◆ What you should do
Locate and copy each line in the data that contains the word "kDevMaxPasses".

◆ Saved data entries
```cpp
__device__ __forceinline__ unsigned prefix_count_dpp(unsigned cnt, unsigned &total)
{
    int t = (int)cnt;
    t += __builtin_amdgcn_update_dpp(0, t, 0x111, 0xf, 0xf, false);
    t += __builtin_amdgcn_update_dpp(0, t, 0x112, 0xf, 0xf, false);
    t += __builtin_amdgcn_update_dpp(0, t, 0x114, 0xf, 0xf, false);
    t += __builtin_amdgcn_update_dpp(0, t, 0x118, 0xf, 0xf, false);
    t += __builtin_amdgcn_update_dpp(0, t, 0x142, 0xa, 0xf, false);
    t += __builtin_amdgcn_update_dpp(0, t, 0x143, 0xc, 0xf, false);
    total = (unsigned)__builtin_amdgcn_readlane(t, 63);
    return (unsigned)t - cnt;
}

__device__ __forceinline__ unsigned nibble_counts(unsigned v)
{
    const unsigned x = v - ((v >> 1) & 0x55555555u);
    return (x & 0x33333333u) + ((x >> 2) & 0x33333333u);
}

constexpr unsigned kDenseStripe = 103, kSparseHead = 64, kSparseRound = 44;
constexpr unsigned kBurst = 64 * 10;

__device__ __forceinline__ int nmsedec_sig(unsigned m, int bp)
{
    const int i = (int)((m >> bp) & 127u);
    return bp > 0 ? max(0, (3 * i - 144) * 128) : ((i * i + 32) >> 6) * 128;
}
__device__ __forceinline__ int nmsedec_ref(unsigned m, int bp)
{
    const int i = (int)((m >> bp) & 127u);
    if (bp > 0) return i >= 64 ? max(0, (i - 80) * 128) : max(0, (48 - i) * 128);
    return (((i - 64) * (i - 64) + 32) >> 6) * 128;
}

struct PackSel {
    u64 v[256];
    constexpr PackSel() : v()
    {
        for (int e = 0; e < 256; ++e) {
            u64 sel = 0x0c0c0c0c0c0c0c0cull;
            int k = 0;
            for (int r = 0; r < 4; ++r) {
                if ((e >> r) & 1) { sel = (sel & ~(0xffull << (8 * k))) | ((u64)r << (8 * k)); ++k; }
                if ((e >> (4 + r)) & 1) { sel = (sel & ~(0xffull << (8 * k))) | ((u64)(4 + r) << (8 * k)); ++k; }
            }
            v[e] = sel;
        }
    }
};
__constant__ PackSel kPackSel = PackSel();

struct PairTab {
    unsigned v[256];
    constexpr PairTab() : v()
    {
        for (unsigned e = 0; e < 256; ++e) {
// ... 693 lines not shown
#ifdef J2K_MQ_TIMES
        long long tw_ = 0, tb_ = 0;
#endif
        for (unsigned c = 0; c <= nchunks; ++c) {
#ifdef J2K_MQ_TIMES
            const long long t0_ = __builtin_readcyclecounter();
#endif
            if (a.yield_word && (c & 3u) == 0) {
                while (yield_budget && __builtin_amdgcn_readfirstlane((int)__hip_atomic_load(a.yield_word, __ATOMIC_RELAXED, __HIP_MEMORY_SCOPE_AGENT))) {
                    __builtin_amdgcn_s_sleep(64);
                    --yield_budget;
                }
            }
            if (c < nchunks) {
                const unsigned base = c * 16;
                const uint4 chunk = next;
                if (base + 16 < nsym) next = *reinterpret_cast<const uint4 *>(sym + base + 16);
                const unsigned words[4] = {chunk.x, chunk.y, chunk.z, chunk.w};
                const int rem = (int)min(nsym - min(base, nsym), 16u);
                unsigned char *const ctx_b = reinterpret_cast<unsigned char *>(ctxs);
                const unsigned char *const trans_b = reinterpret_cast<const unsigned char *>(trans);
                const unsigned lane4 = (unsigned)lane * 4u;
                auto decide = [&](unsigned c4, unsigned b4, auto jj_) -> unsigned {
                    constexpr unsigned jj = decltype(jj_)::value;
                    unsigned *const cp = reinterpret_cast<unsigned *>(ctx_b + __builtin_amdgcn_perm(c4, lane4, 0x0c0c0400u + (jj << 8)));
                    const unsigned st = *cp;
                    const unsigned ta = (st ^ __builtin_amdgcn_perm(b4, 0u, 0x0c0c040cu + (jj << 8))) & 0x3fcu;
                    const unsigned tr = *reinterpret_cast<const unsigned *>(trans_b + ta);
                    const bool mps = ta < (1u << kMq2LpsBit);
                    const unsigned qe = st & 0xffff0000u;
                    const unsigned A1 = A - qe;
                    const bool use_a1 = (A1 >= qe) == mps;
                    A = use_a1 ? A1 : qe;
                    const bool renorm = (int)A >= 0;
                    *cp = renorm ? tr : st;
                    const unsigned n = (unsigned)__builtin_clz(A);
                    A <<= n;
                    return __builtin_amdgcn_alignbit(n, use_a1 ? qe : 0u, 16);
                };
                if (__all(rem == 16)) {
#pragma unroll
                    for (int g = 0; g < 4; ++g) {
                        const unsigned c4 = (words[g] >> 1) & 0x1f1f1f1fu, b4 = words[g] << 1;
                        unsigned e[4];
                        e[0] = decide(c4, b4, std::integral_constant<unsigned, 0>());
                        e[1] = decide(c4, b4, std::integral_constant<unsigned, 1>());
                        e[2] = decide(c4, b4, std::integral_constant<unsigned, 2>());
                        e[3] = decide(c4, b4, std::integral_constant<unsigned, 3>());
                        queue[c & 1][g][lane] = make_uint4(e[0], e[1], e[2], e[3]);
                    }
                } else
#pragma unroll
                for (int g = 0; g < 4; ++g) {
                    const unsigned c4 = (words[g] >> 1) & 0x1f1f1f1fu, b4 = words[g] << 1;
                    unsigned e[4] = {0, 0, 0, 0};
                    if (4 * g + 0 < rem) e[0] = decide(c4, b4, std::integral_constant<unsigned, 0>());
                    if (4 * g + 1 < rem) e[1] = decide(c4, b4, std::integral_constant<unsigned, 1>());
                    if (4 * g + 2 < rem) e[2] = decide(c4, b4, std::integral_constant<unsigned, 2>());
                    if (4 * g + 3 < rem) e[3] = decide(c4, b4, std::integral_constant<unsigned, 3>());
                    queue[c & 1][g][lane] = make_uint4(e[0], e[1], e[2], e[3]);
                }
            } else {
                finalA[lane] = A >> 16;
            }
#ifdef J2K_MQ_TIMES
            const long long t1_ = __builtin_readcyclecounter();
            __syncthreads();
            tw_ += t1_ - t0_; tb_ += __builtin_readcyclecounter() - t1_;
#else
            __syncthreads();
#endif
        }
#ifdef J2K_MQ_TIMES
        if (lane == 0 && a.dbg) { atomicAdd(a.dbg + 0, (unsigned long long)tw_); atomicAdd(a.dbg + 1, (unsigned long long)tb_); atomicAdd(a.dbg + 4, (unsigned long long)nchunks); atomicAdd(a.dbg + 5, 1ull); }
#endif
        return;
    }

    unsigned char *out = a.out + cb.out_off;
    const unsigned *pass_nsym = a.pass_nsym + (size_t)(live ? b : 0) * kDevMaxPasses;
    unsigned *pass_rate = a.pass_rate + (size_t)(live ? b : 0) * kDevMaxPasses;
    unsigned char *ostage_b = reinterpret_cast<unsigned char *>(ostage);
    unsigned C = 0, CT = 12, B = 0;
    int flushed = 0;
    bool overflow = false;
    const unsigned dbase = (unsigned)lane * (kRing + 4u) + 4u;
    unsigned pos = dbase - 1u;
    auto nbytes = [&]() -> int { return (int)(pos - dbase) + flushed; };
    auto byteout = [&](bool p) {
        const bool was_ff = B == 0xffu;
        const unsigned Bc = B + ((C > 0x7ffffffu && !was_ff) ? 1u : 0u);
        const bool stuff = Bc == 0xffu;
        const unsigned sh = stuff ? 20u : 19u, ct = 27u - sh;
        const unsigned bw = was_ff ? 8u : ct;
        ostage_b[pos] = (unsigned char)Bc;
        B = p ? __builtin_amdgcn_ubfe(C, sh, bw) : B; C = p ? __builtin_amdgcn_ubfe(C, 0u, sh) : C; CT = p ? ct : CT; pos += p ? 1u : 0u;
        asm("" : "+v"(pos));
    };
    unsigned cur_pass = 0;
    unsigned next_end = 0xffffffffu;
    if constexpr (RATES) next_end = npasses ? pass_nsym[0] : 0xffffffffu;
    auto close_passes = [&](unsigned i) {
        while (cur_pass < npasses && i == next_end) {
            pass_rate[cur_pass] = (unsigned)(nbytes() + 3);
            ++cur_pass;
            next_end = cur_pass < npasses ? pass_nsym[cur_pass] : 0xffffffffu;
        }
    };
#ifdef J2K_MQ_TIMES
    long long tw_ = 0, tb_ = 0;
#endif
    for (unsigned c = 0; c <= nchunks; ++c) {
#ifdef J2K_MQ_TIMES
        const long long t0_ = __builtin_readcyclecounter();
#endif
        if (c >= 1) {
            const unsigned base = (c - 1) * 16;
            int rel = 64;
            if constexpr (RATES) rel = (int)min(next_end - base, 64u);
            auto four = [&](auto check, const unsigned (&e)[4], const int g) {
                constexpr bool ENDS = decltype(check)::value;
                {
#pragma unroll
                    for (int jj = 0; jj < 4; ++jj) {
                        const int j = 4 * g + jj;
                        C += e[jj] & 0xffffu;
                        unsigned n = e[jj] >> 16;
                        {
                            const bool p = n >= CT;
                            const unsigned k = p ? CT : 0u;
                            C <<= k; n -= k;
                            byteout(p);
                        }
                        if (__any(n >= CT)) {
                            const bool p2 = n >= CT;
                            const unsigned k2 = p2 ? CT : 0u;
                            C <<= k2; n -= k2;
                            byteout(p2);
                            if (__any(n >= CT)) {
                                const bool p3 = n >= CT;
                                const unsigned k3 = p3 ? CT : 0u;
                                C <<= k3; n -= k3;
                                byteout(p3);
                            }
                        }
                        C <<= n; CT -= n;
                        if constexpr (ENDS) {
                            if (rel == j + 1) { close_passes(base + j + 1); rel = (int)min(next_end - base, 64u); }
                        }
                    }
                }
            };
            bool ends_here = false;
            if constexpr (RATES) ends_here = __any(rel <= 16);
#pragma unroll
            for (int g = 0; g < 4; ++g) {
                const uint4 q = queue[(c - 1) & 1][g][lane];
                const unsigned e[4] = {q.x, q.y, q.z, q.w};
                if constexpr (RATES) {
                    if (ends_here && __any(rel > 4 * g && rel <= 4 * g + 4)) four(std::true_type(), e, g);
                    else four(std::false_type(), e, g);
                } else four(std::false_type(), e, g);
            }
            const int waiting = (int)(pos - dbase);
            if (__any(waiting >= 64)) {
                const int units = waiting >> 4;
                for (int u = 0; u < 7; ++u) {
                    if (!__any(u < units)) break;
                    if (u < units) {
                        if ((unsigned)(flushed + 16) <= cb.out_cap) {
                            const unsigned *sp = reinterpret_cast<const unsigned *>(ostage_b + dbase + 16 * u);
                            *reinterpret_cast<uint4 *>(out + flushed) = make_uint4(sp[0], sp[1], sp[2], sp[3]);
                        } else overflow = true;
                        flushed += 16;
                    }
                }
                if (units > 0) {
                    const unsigned *sp = reinterpret_cast<const unsigned *>(ostage_b + dbase + 16 * units);
                    unsigned *dp = reinterpret_cast<unsigned *>(ostage_b + dbase);
                    const unsigned r0 = sp[0], r1 = sp[1], r2 = sp[2], r3 = sp[3];
                    dp[0] = r0; dp[1] = r1; dp[2] = r2; dp[3] = r3;
                    pos -= 16u * (unsigned)units;
                }
            }
        }
#ifdef J2K_MQ_TIMES
        const long long t1_ = __builtin_readcyclecounter();
        __syncthreads();
        tw_ += t1_ - t0_; tb_ += __builtin_readcyclecounter() - t1_;
#else
        __syncthreads();
#endif
    }
#ifdef J2K_MQ_TIMES
    if (lane == 0 && a.dbg) { atomicAdd(a.dbg + 2, (unsigned long long)tw_); atomicAdd(a.dbg + 3, (unsigned long long)tb_); }
#endif
    const bool fin = live && npasses;
    const unsigned A = finalA[lane];
    if (fin) {
        if constexpr (RATES) close_passes(nsym);
        const unsigned tempc = C + A;
        C |= 0xffffu;
        if (C >= tempc) C -= 0x8000u;
    }
    C <<= CT; byteout(fin);
    C <<= CT; byteout(fin);
    if (fin && B != 0xffu) {
        ostage_b[pos] = (unsigned char)B;
        ++pos;
    }
    const int nb = nbytes();
    if (fin) {
        for (int o = flushed; o < nb; o += 4) {
            if ((unsigned)(o + 4) <= cb.out_cap) *reinterpret_cast<unsigned *>(out + o) = *reinterpret_cast<const unsigned *>(ostage_b + dbase + (o - flushed));
            else overflow = true;
        }
        if constexpr (RATES) pass_rate[npasses - 1] = (unsigned)nb;
        a.len[b] = (unsigned)nb;
        if (overflow) a.err[0] = 3u;
    } else if (live) {
        a.len[b] = 0;
    } else if (a.gate_groups && lane < (int)gg.count) {
        a.len[b] = 0;
    }
    if (a.gate_groups) {
        __builtin_amdgcn_fence(__ATOMIC_RELEASE, "agent");
        if (lane == 0) __hip_atomic_fetch_add(a.gate_done + gg.stage, 1u, __ATOMIC_RELEASE, __HIP_MEMORY_SCOPE_AGENT);
    }
}

__global__ void t1_rate_fixup_kernel(T1Args a)
{
    const int b = a.first + (int)(blockIdx.x * blockDim.x + threadIdx.x);
    if (b >= a.nblks) return;
    const unsigned np = a.npasses[b];
    unsigned *rate = a.pass_rate + (size_t)b * kDevMaxPasses;
    const unsigned char *bytes = a.out + a.blks[b].out_off;
    unsigned last = a.len[b];
    for (unsigned p = np; p > 0;) { --p; if (rate[p] > last) rate[p] = last; else last = rate[p]; }
    for (unsigned p = 0; p < np; ++p)
        if (rate[p] > 0 && bytes[rate[p] - 1] == 0xffu) --rate[p];
}

__global__ void wait_word_kernel(const unsigned *word, unsigned target, unsigned timeout_us)
{
    for (unsigned i = 0; i < timeout_us; ++i) {
        if ((int)(__hip_atomic_load(word, __ATOMIC_RELAXED, __HIP_MEMORY_SCOPE_AGENT) - target) >= 0) return;
        __builtin_amdgcn_s_sleep(32);
    }
}

__global__ void wait_count_kernel(const unsigned *word, unsigned target, unsigned timeout_us, const unsigned *abort, unsigned *err)
{
    for (unsigned i = 0; i < timeout_us; i += 2) {
        if (__hip_atomic_load(word, __ATOMIC_ACQUIRE, __HIP_MEMORY_SCOPE_AGENT) >= target) return;
        if (abort && __hip_atomic_load(abort, __ATOMIC_RELAXED, __HIP_MEMORY_SCOPE_AGENT)) break;
        __builtin_amdgcn_s_sleep(64);
    }
    if (threadIdx.x == 0) *err = 5u;
}

__global__ void set_word_kernel(unsigned *word, unsigned value, unsigned *word2, unsigned value2)
{
    if (threadIdx.x == 0) {
        if (word2) __hip_atomic_store(word2, value2, __ATOMIC_RELAXED, __HIP_MEMORY_SCOPE_AGENT);
        __hip_atomic_store(word, value, __ATOMIC_RELAXED, __HIP_MEMORY_SCOPE_AGENT);
    }
}

}

void launch_wait_word(const unsigned *word, unsigned target, unsigned timeout_us, hipStream_t s)
{
    hipLaunchKernelGGL(wait_word_kernel, dim3(1), dim3(64), 0, s, word, target, timeout_us);
}

void launch_wait_count(const unsigned *word, unsigned target, unsigned timeout_us, const unsigned *abort, unsigned *err, hipStream_t s)
{
    hipLaunchKernelGGL(wait_count_kernel, dim3(1), dim3(64), 0, s, word, target, timeout_us, abort, err);
// ... 50 lines not shown
```

j2k_amd/csrc/tuning.cpp:

```cpp
#include <cstdlib>
#include <cstring>
#include <mutex>

#include "kernels.h"

namespace j2k_hip {
namespace {
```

◆ Exercise solution
    const unsigned *pass_nsym = a.pass_nsym + (size_t)(live ? b : 0) * kDevMaxPasses;
    unsigned *pass_rate = a.pass_rate + (size_t)(live ? b : 0) * kDevMaxPasses;
    unsigned *rate = a.pass_rate + (size_t)b * kDevMaxPasses;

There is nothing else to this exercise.